Eğer Murahhas aza kooperatifte fiilen çalışmakta ve mesai saatleri içinde görev yapmakta ise mutlaka sigorta ödemesi yapılması gerekmektedir.
Aksi takdirde cezai sorumluluklar söz konusu olmaktadır.
KOOPERATİFLERDE YÖNETİM VE DENETİM KURULU ASIL ÜYELİKLERİNDE BOŞALMA OLURSA YAPILACAK İŞLEMLER NELERDİR ?
Hazırlayan : Mali Müşavir Evren ÖZMEN
Kooperatiflerde yönetim ve denetim kurulu asıl üyeliklerinde gerek istifa gerekse başka nedenlerle boşalma olduğu taktirde yapılacak işlem konusunda tereddüt yaşandığı görüldüğünden, bu konuda yapılması gereken uygulamaya özetle aşağıda yer verilmiştir.
1163 sayılı Kooperatifler Kanunu’nun 42/2. maddesine ve bu kanunun 88.maddesine istinaden Bakanlıkça çıkarılan örnek anasözleşmenin 23/2.maddesine göre yönetim ve denetim kurullarını seçme görev ve yetkisi genel kurula ait olup, bu yetki başka bir organa devredilememektedir.

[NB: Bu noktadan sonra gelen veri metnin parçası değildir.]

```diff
@@ -955,7 +1020,16 @@
                 g1 = param_grads(1)
                 side.keep(*g1)
             grads = [param_grads(0), g1]
-        if pGT is not None:
+        if pYT is not None:
+            if plan.defer_release or _defer["pending"]:
+                _defer["release"].append(pYT)
+            else:
+                pYT.release()
+        if parked_gemms:
+            stats["parked"] += 1
+            _park_dw_ih({"x": xc, "version": xc._version, "stream": torch.cuda.current_stream(dev), "M": M, "Din": Din,
+                         "pGT": pGT, "gemms": parked_gemms, "release": [pGT]})
+        elif pGT is not None:
             if plan.defer_release or _defer["pending"]:
                 _defer["release"].append(pGT)
             else:
diff --git a/include/asrk.h b/include/asrk.h
--- a/include/asrk.h
+++ b/include/asrk.h
@@ -128,6 +128,11 @@
                                     const float *dY, int T, int B, int H, int ndir, void *xchg,
                                     int xchg_prefilled, void *ws, float *db, int pyr_mode, int pyr_rate,
                                     void *dg_panel, void *dgt_panel, int flags, void *stream);
+int asrk_lstm_rec_bwd_pyr_panel2_f32(float *gates, const float *whh_f, const float *whh_r, const float *C,
+                                     const float *dY, int T, int B, int H, int ndir, void *xchg,
+                                     int xchg_prefilled, void *ws, float *db, int pyr_mode, int pyr_rate,
+                                     void *dg_panel, void *dgt_panel, void *yt_panel, void *xt_panel, int flags,
+                                     void *stream);
 int asrk_lstm_rec_fwd_len_f32(float *G, const float *whh_f, const float *whh_r, float *Y, float *C,
                               const int64_t *lens, int T, int B, int H, int ndir, void *xchg,
                               int xchg_prefilled, void *ws, float *Y2, int pyr_mode, int pyr_rate, int flags,
```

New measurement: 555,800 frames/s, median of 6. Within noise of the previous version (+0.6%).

Bilindiği üzere kooperatiflerde yönetim kurulu üye sayısı en az 3, denetim kurulu üye sayısı ise en az 2 kişidir. Yönetim kurulu üyelerinin görev süresi en fazla 4 yıl olduğu halde, denetim kurulu üyelerinin görev süresi ise en fazla 3 yıldır.
Yönetim ve denetim kurulu asıl üye sayısı kadar yedek üyenin de genel kurulca seçilmesi zorunluluğu bulunmaktadır. Bu nedenle yönetim ve/veya denetim kurulu asıl üye sayısında boşalma olduğu taktirde, genel kurulca seçilen sayıda asıl üyelerin çalışma zorunluluğu bulunduğundan aşağıdaki doğrultuda işlem yapılarak asıl üye sayısı kadar kişi ile yönetim ve/veya denetim kurullarının çalışması gerekmektedir. Aksi halde asıl üyelerde boşalma söz konusu olduğu halde, genel kurulca seçilen sayıya tamamlanmamış olması cezai yaptırımı gerektirmektedir. (KK. 56/6)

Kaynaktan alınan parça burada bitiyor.